EXERCISE. Take from the material every line containing the string "constexpr" and copy it.

GIVEN RECORDS.
◆ ◆ ◆ ◆ ◆ ◆ ◆

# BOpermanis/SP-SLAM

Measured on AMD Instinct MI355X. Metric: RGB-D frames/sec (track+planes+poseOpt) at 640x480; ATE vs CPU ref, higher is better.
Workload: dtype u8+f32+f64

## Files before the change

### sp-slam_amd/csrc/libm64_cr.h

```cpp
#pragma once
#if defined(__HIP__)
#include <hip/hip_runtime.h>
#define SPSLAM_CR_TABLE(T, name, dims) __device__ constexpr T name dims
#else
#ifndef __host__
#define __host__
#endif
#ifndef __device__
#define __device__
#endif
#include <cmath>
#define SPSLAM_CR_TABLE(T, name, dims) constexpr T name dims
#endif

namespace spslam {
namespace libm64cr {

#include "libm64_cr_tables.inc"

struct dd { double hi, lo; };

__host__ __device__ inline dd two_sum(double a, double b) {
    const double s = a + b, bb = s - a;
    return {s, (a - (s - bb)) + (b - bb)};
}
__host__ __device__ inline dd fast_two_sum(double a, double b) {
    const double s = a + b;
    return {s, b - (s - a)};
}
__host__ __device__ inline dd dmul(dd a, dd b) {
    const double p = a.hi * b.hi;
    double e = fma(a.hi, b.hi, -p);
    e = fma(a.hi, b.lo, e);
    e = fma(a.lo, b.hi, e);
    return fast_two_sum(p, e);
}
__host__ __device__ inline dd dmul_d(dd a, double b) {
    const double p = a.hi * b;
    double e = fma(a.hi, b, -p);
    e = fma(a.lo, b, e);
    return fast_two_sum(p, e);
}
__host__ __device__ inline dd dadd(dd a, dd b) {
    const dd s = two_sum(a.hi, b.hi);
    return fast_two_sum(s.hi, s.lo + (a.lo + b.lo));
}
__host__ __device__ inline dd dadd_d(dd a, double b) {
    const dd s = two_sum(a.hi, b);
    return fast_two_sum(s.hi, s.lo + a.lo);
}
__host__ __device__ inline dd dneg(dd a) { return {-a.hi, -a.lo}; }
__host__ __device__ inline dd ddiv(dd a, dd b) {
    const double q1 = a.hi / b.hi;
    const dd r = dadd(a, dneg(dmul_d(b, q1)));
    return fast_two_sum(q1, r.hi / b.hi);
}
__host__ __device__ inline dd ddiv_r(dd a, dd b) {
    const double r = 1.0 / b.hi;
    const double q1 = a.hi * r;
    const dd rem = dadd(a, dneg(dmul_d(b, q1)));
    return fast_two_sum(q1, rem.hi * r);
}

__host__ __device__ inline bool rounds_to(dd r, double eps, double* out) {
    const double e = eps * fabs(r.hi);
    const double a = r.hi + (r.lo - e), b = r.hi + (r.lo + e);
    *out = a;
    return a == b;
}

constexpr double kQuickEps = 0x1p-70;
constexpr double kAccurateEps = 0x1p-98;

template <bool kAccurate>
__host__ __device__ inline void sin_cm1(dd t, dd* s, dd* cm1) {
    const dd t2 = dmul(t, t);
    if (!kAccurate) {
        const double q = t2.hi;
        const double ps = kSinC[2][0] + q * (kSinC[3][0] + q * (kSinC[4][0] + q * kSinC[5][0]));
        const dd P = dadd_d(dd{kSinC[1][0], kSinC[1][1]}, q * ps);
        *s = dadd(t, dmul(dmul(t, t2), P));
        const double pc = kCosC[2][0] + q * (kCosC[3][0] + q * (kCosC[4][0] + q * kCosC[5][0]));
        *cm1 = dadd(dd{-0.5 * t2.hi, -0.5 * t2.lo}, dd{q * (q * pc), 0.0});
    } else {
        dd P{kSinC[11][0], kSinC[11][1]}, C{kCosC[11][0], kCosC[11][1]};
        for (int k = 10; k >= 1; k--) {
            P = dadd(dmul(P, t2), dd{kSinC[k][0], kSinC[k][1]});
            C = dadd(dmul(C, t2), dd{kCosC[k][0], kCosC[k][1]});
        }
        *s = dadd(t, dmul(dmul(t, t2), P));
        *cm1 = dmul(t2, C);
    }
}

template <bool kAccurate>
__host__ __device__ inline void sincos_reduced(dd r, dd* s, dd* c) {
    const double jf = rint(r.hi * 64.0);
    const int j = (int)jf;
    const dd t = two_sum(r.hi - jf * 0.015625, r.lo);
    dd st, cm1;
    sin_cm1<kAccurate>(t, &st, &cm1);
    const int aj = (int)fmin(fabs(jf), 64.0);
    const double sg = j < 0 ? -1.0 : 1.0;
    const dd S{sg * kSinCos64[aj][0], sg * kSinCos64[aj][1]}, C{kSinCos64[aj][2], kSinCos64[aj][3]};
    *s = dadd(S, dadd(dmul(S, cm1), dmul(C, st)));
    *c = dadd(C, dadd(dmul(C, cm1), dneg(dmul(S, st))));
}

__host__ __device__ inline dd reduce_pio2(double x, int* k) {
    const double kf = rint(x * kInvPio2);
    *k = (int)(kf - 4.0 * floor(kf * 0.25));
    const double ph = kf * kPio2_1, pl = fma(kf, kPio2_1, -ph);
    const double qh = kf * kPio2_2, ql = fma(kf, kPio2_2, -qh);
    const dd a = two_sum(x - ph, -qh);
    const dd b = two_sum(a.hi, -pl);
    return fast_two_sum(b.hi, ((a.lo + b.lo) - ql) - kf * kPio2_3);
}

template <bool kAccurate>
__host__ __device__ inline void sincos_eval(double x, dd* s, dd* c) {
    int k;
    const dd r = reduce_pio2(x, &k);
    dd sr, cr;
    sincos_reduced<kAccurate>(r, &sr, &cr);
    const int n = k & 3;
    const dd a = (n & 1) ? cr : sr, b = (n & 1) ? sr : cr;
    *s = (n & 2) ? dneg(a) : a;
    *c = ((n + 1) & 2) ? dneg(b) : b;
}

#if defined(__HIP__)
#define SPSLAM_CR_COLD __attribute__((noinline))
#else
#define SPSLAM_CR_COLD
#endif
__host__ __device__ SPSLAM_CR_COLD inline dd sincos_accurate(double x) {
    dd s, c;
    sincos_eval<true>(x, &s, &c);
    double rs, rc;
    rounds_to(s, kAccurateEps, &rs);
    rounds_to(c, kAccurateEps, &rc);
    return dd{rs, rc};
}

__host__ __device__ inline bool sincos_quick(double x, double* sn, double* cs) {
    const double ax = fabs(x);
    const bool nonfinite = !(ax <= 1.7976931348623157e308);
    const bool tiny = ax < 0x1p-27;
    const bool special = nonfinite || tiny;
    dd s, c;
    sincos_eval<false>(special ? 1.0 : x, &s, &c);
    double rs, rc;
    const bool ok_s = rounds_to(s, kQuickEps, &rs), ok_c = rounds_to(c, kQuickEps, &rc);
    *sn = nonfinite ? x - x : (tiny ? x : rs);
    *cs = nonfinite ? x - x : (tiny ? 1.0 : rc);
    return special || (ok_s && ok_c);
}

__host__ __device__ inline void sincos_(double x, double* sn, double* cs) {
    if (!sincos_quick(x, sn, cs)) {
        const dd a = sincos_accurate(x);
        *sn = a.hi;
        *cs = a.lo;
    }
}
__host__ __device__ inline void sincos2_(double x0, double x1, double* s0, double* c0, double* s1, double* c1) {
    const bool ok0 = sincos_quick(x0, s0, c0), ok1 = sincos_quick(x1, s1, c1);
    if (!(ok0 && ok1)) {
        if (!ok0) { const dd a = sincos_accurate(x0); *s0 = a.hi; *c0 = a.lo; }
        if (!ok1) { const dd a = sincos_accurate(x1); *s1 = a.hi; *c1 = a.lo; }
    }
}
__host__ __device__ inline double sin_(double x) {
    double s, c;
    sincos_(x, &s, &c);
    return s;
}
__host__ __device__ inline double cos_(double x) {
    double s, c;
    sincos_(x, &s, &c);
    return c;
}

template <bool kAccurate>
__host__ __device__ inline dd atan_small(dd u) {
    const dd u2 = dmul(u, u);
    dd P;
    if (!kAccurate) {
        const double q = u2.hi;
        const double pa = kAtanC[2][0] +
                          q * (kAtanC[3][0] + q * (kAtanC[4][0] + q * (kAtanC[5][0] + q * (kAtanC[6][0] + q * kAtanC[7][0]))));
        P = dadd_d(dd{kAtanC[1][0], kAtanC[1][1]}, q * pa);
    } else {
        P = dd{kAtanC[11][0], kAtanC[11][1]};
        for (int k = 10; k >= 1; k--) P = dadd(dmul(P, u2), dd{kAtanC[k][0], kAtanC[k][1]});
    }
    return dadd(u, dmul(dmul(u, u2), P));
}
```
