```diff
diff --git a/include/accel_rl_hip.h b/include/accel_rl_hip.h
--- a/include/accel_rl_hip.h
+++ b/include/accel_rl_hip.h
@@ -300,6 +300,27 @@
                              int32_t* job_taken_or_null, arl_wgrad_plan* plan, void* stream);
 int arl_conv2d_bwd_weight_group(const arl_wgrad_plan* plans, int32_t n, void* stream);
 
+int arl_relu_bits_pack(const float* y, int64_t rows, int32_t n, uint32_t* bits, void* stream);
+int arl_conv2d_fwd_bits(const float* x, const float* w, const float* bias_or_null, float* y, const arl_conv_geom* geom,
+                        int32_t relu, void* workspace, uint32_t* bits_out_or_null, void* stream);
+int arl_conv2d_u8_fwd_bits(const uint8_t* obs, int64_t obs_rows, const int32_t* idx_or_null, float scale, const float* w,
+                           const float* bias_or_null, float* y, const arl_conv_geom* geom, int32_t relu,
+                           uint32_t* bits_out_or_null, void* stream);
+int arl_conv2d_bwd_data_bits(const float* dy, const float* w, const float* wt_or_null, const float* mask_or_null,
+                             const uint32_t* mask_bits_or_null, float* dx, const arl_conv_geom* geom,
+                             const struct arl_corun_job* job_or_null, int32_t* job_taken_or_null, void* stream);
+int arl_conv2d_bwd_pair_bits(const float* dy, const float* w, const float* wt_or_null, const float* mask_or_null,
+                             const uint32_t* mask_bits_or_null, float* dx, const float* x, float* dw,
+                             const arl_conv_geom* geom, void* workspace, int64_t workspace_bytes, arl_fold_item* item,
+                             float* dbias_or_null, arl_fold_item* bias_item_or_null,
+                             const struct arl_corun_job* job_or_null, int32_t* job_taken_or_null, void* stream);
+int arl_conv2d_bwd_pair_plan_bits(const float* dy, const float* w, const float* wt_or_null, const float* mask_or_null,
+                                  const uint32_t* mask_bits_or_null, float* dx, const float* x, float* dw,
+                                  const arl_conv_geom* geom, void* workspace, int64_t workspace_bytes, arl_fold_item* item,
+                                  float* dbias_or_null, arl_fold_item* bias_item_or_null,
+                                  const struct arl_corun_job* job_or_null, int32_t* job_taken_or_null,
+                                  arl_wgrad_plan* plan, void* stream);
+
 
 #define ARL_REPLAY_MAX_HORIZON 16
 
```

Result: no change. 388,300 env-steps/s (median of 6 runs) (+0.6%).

◆ ◆ ◆ ◆ ◆ ◆ ◆

SOLUTION TO THIS PROBLEM.
#define SPSLAM_CR_TABLE(T, name, dims) __device__ constexpr T name dims
#define SPSLAM_CR_TABLE(T, name, dims) constexpr T name dims
constexpr double kQuickEps = 0x1p-70;
constexpr double kAccurateEps = 0x1p-98;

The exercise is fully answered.